### Assignment
Look below for the line containing "self.sync_group = process_group"; from there, print each line exactly up to and including the line containing "segs = self.stack.segs", and stop.

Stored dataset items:
§

def _projector(model, fp: "FlatParams", ws: engine.Workspace):
    from .models.common.components import MLP
    if isinstance(model.btlnk, MLP):
        return _MLPProjector(model.btlnk, fp, ws)
    if isinstance(model.btlnk, torch.nn.Linear):
        return _LinearProjector(model.btlnk, fp, ws)
# ... 44 lines not shown
        from .models.sts.ae import STSE
        from .models.common.components import MLP
        mlp = isinstance(model.btlnk, MLP)
        if not isinstance(model, STSE) or not (isinstance(model.btlnk, torch.nn.Linear) or (mlp and model.btlnk.hip_ok)):
            raise TypeError("STSETrainStep drives an STSE with projector='linear' or an 'mlp' within the kernels' widths")
        super().__init__(model, lr, alpha, betas, eps, process_group)
        self.head = head
        dev = self.fp.flat.device
        self.hyper = torch.tensor([lr, 1.0, 1.0, 0.0], device=dev, dtype=torch.float32)
        L = model.latent_dim
        self.center_acc = torch.zeros(ops.head_slots(L), device=dev, dtype=torch.float32)
        self.gram_acc = torch.zeros(L, L, device=dev, dtype=torch.float32) if head == 'mahalanobis' else None
        plain_gcn = _is_plain_gcn(model.encoder)
        wide = plain_gcn or any(l.is_wide for l in model.encoder.model)
        if plain_gcn and (side_stream or use_graph):
            raise ValueError("a plain-GCN encoder runs on the main stream, outside hipGraph capture")
        if wide and (side_stream or use_graph):
            raise ValueError("an encoder with wide layers runs on the main stream, outside hipGraph capture")
        self.side = engine.SideStream() if side_stream else None
        self.sync_group = None
        if sync_bn and self.world > 1:
            if mlp or side_stream or use_graph or wide:
                raise ValueError("sync_bn: encoder BatchNorm only (STS-GCN encoder within the tile kernels, linear projector), on the "
                                 "main stream, outside hipGraph capture")
            self.sync_group = process_group if process_group is not None else dist.group.WORLD
        if plain_gcn:
            self.stack = _PlainGCNStack(model.encoder, self.fp)
        else:
            plain = not wide and (use_graph or side_stream or sync_bn or not any(_is_commute(l) for l in model.encoder.model))
            self.stack = _FlatStack(list(model.encoder.model), self.fp, "encoder.model.", plain=plain, side=self.side,
                                    sync=self.sync_group, window=fused_window)
        names = self.fp.names
        first_tail = next((i for i, n in enumerate(names) if n.startswith("btlnk.")), None)
        tail = first_tail is not None and all(n.startswith("btlnk.") for n in names[first_tail:])
        self.tail_off = self.fp.offsets[names[first_tail]] if tail else None
        if use_graph and any(isinstance(b, torch.nn.modules.batchnorm._BatchNorm) and b.momentum is None for b in model.modules()):
            raise ValueError("use_graph: BatchNorm with momentum=None changes its averaging factor every step (a launch argument here); "
                             "capture needs a fixed momentum")
        self.use_graph = use_graph
        self._graph = self._x_static = self._stats_static = None

    @property
    def layers(self) -> List[engine.LayerTensors]:
        segs = self.stack.segs
        return segs[0].layers if len(segs) == 1 and segs[0].kind == 'tile' else []

    def set_lr(self, lr: float) -> None:
        self.hyper[0] = lr
        self.lr = float(lr)

    def _body(self, x: Tensor) -> Tensor:
        U, slope, saved_stack = self.stack.forward(x, self.ws)
        ctx, top_layers = self.stack.top(saved_stack)
        z, saved = self.projector.forward(U, slope)
        stats, dz = self._head(z)
        dU, top_stats = self.projector.backward(saved, dz, U, slope, ctx if self.side is None else None, top_layers,
                                                self.stack.last_slope_grad)
        work = None
        if self.world > 1 and self.tail_off is not None:
            work = dist.all_reduce(self.fp.grad[self.tail_off:], group=self.pg, async_op=True)
        self.stack.backward(saved_stack, dU, self.ws, need_dx=False, top_stats=top_stats)
        if self.world > 1:
            head = self.fp.grad if work is None else self.fp.grad[:self.tail_off]
            dist.all_reduce(head, group=self.pg)
            if work is not None:
                work.wait()
        self._adam()
        return stats

    def step(self, x: Tensor) -> Tensor:
        self.steps += 1
        x = x.contiguous()
        if not self.use_graph:
            return self._body(x)
        if self._graph is None or self._x_static.shape != x.shape:
            self._x_static = x.clone()
            s = torch.cuda.Stream()
            s.wait_stream(torch.cuda.current_stream())
            with torch.cuda.stream(s):
                self._body(self._x_static)
            torch.cuda.current_stream().wait_stream(s)
            self.steps += 1
            self._graph = torch.cuda.CUDAGraph()
            with torch.cuda.graph(self._graph):
                self._stats_static = self._body(self._x_static)
        self._x_static.copy_(x)
        self._graph.replay()
        ops.note_raw_write()
        return self._stats_static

§

### The completed task
            self.sync_group = process_group if process_group is not None else dist.group.WORLD
        if plain_gcn:
            self.stack = _PlainGCNStack(model.encoder, self.fp)
        else:
            plain = not wide and (use_graph or side_stream or sync_bn or not any(_is_commute(l) for l in model.encoder.model))
            self.stack = _FlatStack(list(model.encoder.model), self.fp, "encoder.model.", plain=plain, side=self.side,
                                    sync=self.sync_group, window=fused_window)
        names = self.fp.names
        first_tail = next((i for i, n in enumerate(names) if n.startswith("btlnk.")), None)
        tail = first_tail is not None and all(n.startswith("btlnk.") for n in names[first_tail:])
        self.tail_off = self.fp.offsets[names[first_tail]] if tail else None
        if use_graph and any(isinstance(b, torch.nn.modules.batchnorm._BatchNorm) and b.momentum is None for b in model.modules()):
            raise ValueError("use_graph: BatchNorm with momentum=None changes its averaging factor every step (a launch argument here); "
                             "capture needs a fixed momentum")
        self.use_graph = use_graph
        self._graph = self._x_static = self._stats_static = None

    @property
    def layers(self) -> List[engine.LayerTensors]:
        segs = self.stack.segs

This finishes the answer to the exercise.